Abstract: This paper aims to model the probability of a borrower violating an asset value covenant in a shipping bank loan agreement, where the main collateral (the vessel) exhibits very high price volatility. We estimate a panel data regression model using the largest dataset of shipping bank loans examined to date. The results reveal that loan-specific variables, particularly the amount of loan, advance ratio, and existence of a holding company guarantee, are the most important factors affecting the probability of observing an asset value covenant violation.

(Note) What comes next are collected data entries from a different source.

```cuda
template <int BN>
static int launch_halo(const CisConv* d, cudaStream_t st) {
  const int Wh = 8 + d->ex, Hh = 16 * d->MT + d->ey, HP = Wh * Hh;
  const int halo_stage = (HP * 128 + 1023) & ~1023;
  int chunks = 0;
  for (int i = 0; i < d->nsrc; ++i) chunks += d->src[i].chunks;
  const int nchunks = (chunks + 7) / 8;
  const int nsub = d->nsub > 1 ? d->nsub : 1;
  const int nsp = (nsub == 1 && d->splits > 1) ? d->splits : 1;
  const int cper = (nchunks + nsp - 1) / nsp;
  const int nhs = cper > 1 ? 2 : 1;
  const int dd = d->dil;
  int tiles = 0, ntaps_max = d->ntaps;
  if (nsub > 1) {
    if (nsub > 4 || dd != 1 || d->splits > 1 || d->nph > 1) return cis_set_error(CIS_ERR_BAD_ARG, "cis_conv_igemm(halo): bad grouped launch");
    ntaps_max = 0;
    int tsum = 0;
    for (int i = 0; i < nsub; ++i) {
      const int t = ((d->sub[i].OW + 7) / 8) * ((d->sub[i].OH + 16 * d->MT - 1) / (16 * d->MT));
      if (t > tiles) tiles = t;
      if (d->sub[i].ntaps > ntaps_max) ntaps_max = d->sub[i].ntaps;
      if (d->sub[i].ntaps < 1 || d->sub[i].tap0 != tsum || !d->sub[i].wpack) return cis_set_error(CIS_ERR_BAD_ARG, "cis_conv_igemm(halo): bad sub-problem");
      tsum += d->sub[i].ntaps;
    }
    if (tsum != d->ntaps) return cis_set_error(CIS_ERR_BAD_ARG, "cis_conv_igemm(halo): sub-problem taps must add up to ntaps");
  } else {
    const int Hp0 = (d->OH + dd - 1) / dd, Wp0 = (d->OW + dd - 1) / dd;
    tiles = ((Wp0 + 7) / 8) * ((Hp0 + 16 * d->MT - 1) / (16 * d->MT));
  }
  const long ncta_all = (long)tiles * dd * dd * d->N * d->n_tiles * nsp * nsub;
  static const int g_env = getenv("CIS_HALO_G") ? atoi(getenv("CIS_HALO_G")) : 0;
  static const int stage_kb = getenv("CIS_HALO_STAGE_KB") ? atoi(getenv("CIS_HALO_STAGE_KB")) : 48;
  const int kB = BN * 128;
  int G = g_env > 0 ? g_env : (stage_kb * 1024) / kB;
  if (G < 1) G = 1;
  if (G > ntaps_max) G = ntaps_max;
  const int fixed = nhs * halo_stage + HP * 4 + 1024;
  static const int lim_small_kb = getenv("CIS_HALO_SMALL_KB") ? atoi(getenv("CIS_HALO_SMALL_KB")) : 226;
  static const int lim_kb_wide = getenv("CIS_HALO_LIMIT_KB") ? atoi(getenv("CIS_HALO_LIMIT_KB")) : 113;
  static const int lim_kb_thin = getenv("CIS_HALO_LIMIT_THIN_KB") ? atoi(getenv("CIS_HALO_LIMIT_THIN_KB")) : 113;
  const int lim_kb = BN <= 32 ? lim_kb_thin : lim_kb_wide;
  int limit = (ncta_all > 148 && fixed + 2 * kB <= lim_kb * 1024) ? lim_kb * 1024 : 226 * 1024;
  if (ncta_all <= 148 && fixed + 2 * kB <= lim_small_kb * 1024) limit = lim_small_kb * 1024;
  while (G > 1 && fixed + 2 * G * kB > limit) --G;
  const int groups = cper * ((nsub > 1 ? 1 : (ntaps_max + G - 1) / G));
  int BS = (limit - fixed) / (G * kB);
  if (BS > (ncta_all > 148 ? 4 : kHaloMaxBStages)) BS = ncta_all > 148 ? 4 : kHaloMaxBStages;
  if (BS > groups) BS = groups;
  if (BS < 1) return cis_set_error(CIS_ERR_UNSUPPORTED, "cis_conv_igemm(halo): tile does not fit shared memory");
  int smem = fixed + BS * G * kB;
  if (nsp > 1 && d->sk_cluster && smem < d->MT * kBM * BN * 4 + 1024) smem = d->MT * kBM * BN * 4 + 1024;
  if (smem > 226 * 1024) return cis_set_error(CIS_ERR_UNSUPPORTED, "cis_conv_igemm(halo): cluster split-K staging does not fit shared memory");
  static int attr_smem = 0;
  if (smem > attr_smem) {
    cudaError_t e = cudaFuncSetAttribute(conv_halo_kernel<BN>, cudaFuncAttributeMaxDynamicSharedMemorySize, smem);
    if (e != cudaSuccess) return cis_set_cuda_error(e, "cudaFuncSetAttribute(conv_halo)");
    attr_smem = smem;
  }

  int splits = d->splits > 1 ? d->splits : 1;
  if (splits > 1) {
    const int per = (nchunks + splits - 1) / splits;
    if ((!d->sk_scratch && !d->sk_cluster) || d->sk_counters || (splits - 1) * per >= nchunks || (d->sk_cluster && splits > 8))
      return cis_set_error(CIS_ERR_BAD_ARG, "cis_conv_igemm(halo): bad split-K setup");
  }
  dim3 grid(tiles * dd * dd * d->N, d->n_tiles, nsub > 1 ? nsub : splits);
  HaloMaps maps;
  const int nph = d->nph > 1 ? d->nph : 1;
  static const int dil_tma = getenv("CIS_DIL_TMA") ? atoi(getenv("CIS_DIL_TMA")) : 1;
  int use_tma = ((d->dil == 1 || dil_tma) && Wh * d->dil <= 256 && Hh * d->dil <= 256) ? 1 : 0;
  for (int i = 0; use_tma && i < d->nsrc - 1; ++i)
    if (d->src[i].chunks % 8) use_tma = 0;
  for (int i = 0; use_tma && i < d->nsrc; ++i) {
    if (((uintptr_t)d->src[i].ptr + (size_t)d->src[i].c_off * 2) % 16) use_tma = 0;
    for (int ph = 0; use_tma && ph < nph; ++ph)
      if (!encode_src_map(&maps.m[i * nph + ph], d->src[i], d->N, d->H, d->W, Wh, Hh, nph > 1 ? 2 : 1, ph >> 1, ph & 1, d->dil)) use_tma = 0;
  }
  if (!use_tma) memset(&maps, 0, sizeof(maps));
  if (nph > 1 && !use_tma) return cis_set_error(CIS_ERR_UNSUPPORTED, "cis_conv_igemm(halo): stride-2 phases need the TMA halo path");
  const int persist_mode = g_persist_mode >= 0 ? g_persist_mode : (getenv("CIS_PERSIST_MODE") ? atoi(getenv("CIS_PERSIST_MODE")) : 1);
  static const int p_min_tiles = getenv("CIS_PERSIST_MIN_TILES") ? atoi(getenv("CIS_PERSIST_MIN_TILES")) : 296;
  static const int p_ws_kb = getenv("CIS_PERSIST_WS_KB") ? atoi(getenv("CIS_PERSIST_WS_KB")) : 112;
  if (persist_mode > 0 && use_tma && d->n_tiles == 1 && splits == 1 && nph == 1 && nsub == 1 && dd == 1) {
    const int total = tiles * d->N;
    const int per_tile = nchunks * d->ntaps;
    const int AS = (2 * d->MT * BN <= 512) ? 2 : 1;
    const int ws_bytes = per_tile * kB;
    int p_nhs = nchunks >= 3 ? 4 : 3;
    while (p_nhs > 2 && p_nhs * halo_stage + 1024 + (ws_bytes <= p_ws_kb * 1024 ? ws_bytes : 2 * G * kB) > 226 * 1024) --p_nhs;
    const bool ws_fits = ws_bytes <= p_ws_kb * 1024 && p_nhs * halo_stage + 1024 + ws_bytes <= 226 * 1024;
    const bool take = persist_mode == 2 || (persist_mode == 3 && ws_fits) || (persist_mode == 1 && ws_fits && total >= p_min_tiles);
    int p_bs = 0, p_smem = 0;
    if (ws_fits) {
      p_bs = 1;
      p_smem = p_nhs * halo_stage + 1024 + ws_bytes;
    } else {
      p_bs = (226 * 1024 - p_nhs * halo_stage - 1024) / (G * kB);
      if (p_bs > 4) p_bs = 4;
      p_smem = p_nhs * halo_stage + 1024 + p_bs * G * kB;
    }
    if (take && p_bs >= (ws_fits ? 1 : 2)) {
      static int attr_p = 0;
      if (p_smem > attr_p) {
        cudaError_t e = cudaFuncSetAttribute(conv_halo_persist_kernel<BN>, cudaFuncAttributeMaxDynamicSharedMemorySize, p_smem);
        if (e != cudaSuccess) return cis_set_cuda_error(e, "cudaFuncSetAttribute(conv_halo_persist)");
        attr_p = p_smem;
      }
      const int want = AS * d->MT * BN;
      const int tcols = want <= 32 ? 32 : want <= 64 ? 64 : want <= 128 ? 128 : want <= 256 ? 256 : 512;
      int cps = (227 * 1024) / (p_smem + 1024);
      if (cps > 512 / tcols) cps = 512 / tcols;
      if (cps > 2048 / kPThreads) cps = 2048 / kPThreads;
      if (cps > 2) cps = 2;
      if (cps < 1) cps = 1;
      int g = total < 148 * cps ? total : 148 * cps;
      cudaError_t le = launch_pdl(conv_halo_persist_kernel<BN>, dim3(g), dim3(kPThreads), p_smem, st, *d, halo_stage, p_bs, p_nhs, AS, G, maps,
                                  ws_fits ? 1 : 0);
      if (le != cudaSuccess) return cis_set_cuda_error(le, "launch(conv_halo_persist)");
      return cis_check_launch("conv_halo_persist");
    }
  }
  cudaError_t le = (splits > 1 && d->sk_cluster)
                       ? launch_pdl_zcluster(conv_halo_kernel<BN>, grid, dim3(HaloCfg<BN>::kThreads), smem, st, splits, *d, halo_stage, BS, nhs, maps, use_tma, G)
                       : launch_pdl(conv_halo_kernel<BN>, grid, dim3(HaloCfg<BN>::kThreads), smem, st, *d, halo_stage, BS, nhs, maps, use_tma, G);
  if (le != cudaSuccess) return cis_set_cuda_error(le, "launch(conv_halo)");
  if (splits > 1 && !d->sk_cluster) {
    le = launch_splitk_finish<BN>(d, grid, st);
    if (le != cudaSuccess) return cis_set_cuda_error(le, "launch(splitk_finish)");
  }
  return cis_check_launch("conv_halo");
}

extern "C" int cis_conv_igemm(const CisConv* d, cis_stream_t stream) {
  if (!d || d->ntaps < 1 || d->ntaps > CIS_MAX_TAPS || d->nsrc < 1 || d->nsrc > CIS_MAX_SRC || d->K_pad % 64 != 0 || d->K_pad <= 0 ||
      d->n_tiles < 1 || !d->wpack)
    return cis_set_error(CIS_ERR_BAD_ARG, "cis_conv_igemm: bad descriptor");
  int chunks = 0;
  for (int i = 0; i < d->nsrc; ++i) {
    if ((d->src[i].pitch | d->src[i].c_off) & 7) return cis_set_error(CIS_ERR_BAD_ARG, "cis_conv_igemm: source pitch/c_off must be multiples of 8");
    chunks += d->src[i].chunks;
  }
  if (d->ntaps * chunks * 8 > d->K_pad) return cis_set_error(CIS_ERR_BAD_ARG, "cis_conv_igemm: K_pad smaller than taps*channels");
  if (d->mode == 1 && !d->outf) return cis_set_error(CIS_ERR_BAD_ARG, "cis_conv_igemm: mode 1 needs outf");
  if ((d->add_pre || d->add_post) && (((d->add_pre_pitch | d->add_pre_coff | d->add_post_pitch | d->add_post_coff | d->out_ch) & 7) != 0))
    return cis_set_error(CIS_ERR_BAD_ARG, "cis_conv_igemm: residual slices must be 8-channel aligned");
  cudaStream_t st = (cudaStream_t)stream;
  if (d->halo) {
    if (d->MT < 1 || d->MT > 4 || d->MT * d->BN > 512 || d->dil < 1 || d->sh != 1 || d->sw != 1 || d->ey < 0 || d->ex < 0 ||
        (d->dil > 1 && (d->OH != d->H || d->OW != d->W)) || (d->nph > 1 && (d->nph != 4 || d->dil != 1 || d->ph_tap[0] != 0 || d->ph_tap[4] != d->ntaps)))
      return cis_set_error(CIS_ERR_BAD_ARG, "cis_conv_igemm(halo): bad tile parameters");
    switch (d->BN) {
      case 16: return launch_halo<16>(d, st);
      case 32: return launch_halo<32>(d, st);
      case 64: return launch_halo<64>(d, st);
      case 128: return launch_halo<128>(d, st);
      default: return cis_set_error(CIS_ERR_UNSUPPORTED, "cis_conv_igemm: BN must be 16/32/64/128");
    }
  }
  switch (d->BN) {
    case 16: return launch_fwd<16>(d, st);
    case 32: return launch_fwd<32>(d, st);
// ... 93 lines not shown
```

### unsupervised_detection_b200/csrc/misc_kernels.cu

```cuda
#include "ptx.cuh"
#include "../../include/cis_b200.h"
#include "common.cuh"
#include <math.h>

namespace cis {

typedef __nv_bfloat16 bf16;

__device__ __forceinline__ void unpack8(const uint4& u, float* f) {
  f[0] = bf16lo(u.x); f[1] = bf16hi(u.x); f[2] = bf16lo(u.y); f[3] = bf16hi(u.y);
  f[4] = bf16lo(u.z); f[5] = bf16hi(u.z); f[6] = bf16lo(u.w); f[7] = bf16hi(u.w);
}
__device__ __forceinline__ uint4 pack8(const float* f) {
  return make_uint4(pack_bf16(f[0], f[1]), pack_bf16(f[2], f[3]), pack_bf16(f[4], f[5]), pack_bf16(f[6], f[7]));
}
__device__ __forceinline__ float warp_sum(float v) {
#pragma unroll
  for (int o = 16; o > 0; o >>= 1) v += __shfl_xor_sync(0xffffffffu, v, o);
  return v;
}
__device__ __forceinline__ double warp_sum_d(double v) {
#pragma unroll
  for (int o = 16; o > 0; o >>= 1) v += __shfl_xor_sync(0xffffffffu, v, o);
  return v;
}
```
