# samxuxiang/BrepGen

Hardware: AMD Instinct MI355X
Metric: denoising-steps/sec (whole node), DeepCAD face-LDM, batch=512 (higher is better)
Workload: dtype bf16

## Files before the change

### brepgen_amd/csrc/qkv_attn.hip

```cpp
#include "gemm16.h"
#include <math.h>

namespace bg {

constexpr int QA_BUF = 57344, QA_AHALF = 16384, QA_WOFF = 32768, QA_RING = 2 * QA_BUF;
constexpr int QA_LDS = 163840;
constexpr int QA_AUX = QA_RING, QA_BIAS = QA_LDS - QA_AUX - 2048, QA_CSUM = QA_BIAS + 1024;
constexpr int QA_QIMG = QA_BUF, QA_KIMG = QA_QIMG + 32768, QA_VIMG = QA_KIMG + 32768;

constexpr int QA_MB = QA_AUX + QA_BIAS - 1024;
static_assert(QA_VIMG + 32768 <= QA_MB && QA_VIMG + 32768 <= QA_AUX + QA_BIAS, "the V image ends below the key bias / bias / column sums");

struct QkvAttnArgs {
    const void* a;
    const void* w;
    const float* bias;
    const float* colsum;
    const float* stats_in;
    void* out;
    void* dbg;
    const uint8_t* key_pad;
    int B, N, M;
    float ln_eps;
    const int* m_dev = nullptr;
    const int* slot_desc = nullptr;
    int pin = 0;
};

typedef __attribute__((ext_vector_type(4))) short qa_v4s;

__device__ __forceinline__ int qa_opaque(int x) {
    asm volatile("" : "+v"(x));
    return x;
}
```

These results are important for ship-lending financial institutions because: 1) vessel prices serve as the main collateral in bank loan agreements; 2) vessel prices are significantly larger in magnitude and much more volatile when compared to other widely examined asset-backed loan agreements, such as mortgages.

Keywords: bank loans; asset value covenant; credit scoring models; shipping.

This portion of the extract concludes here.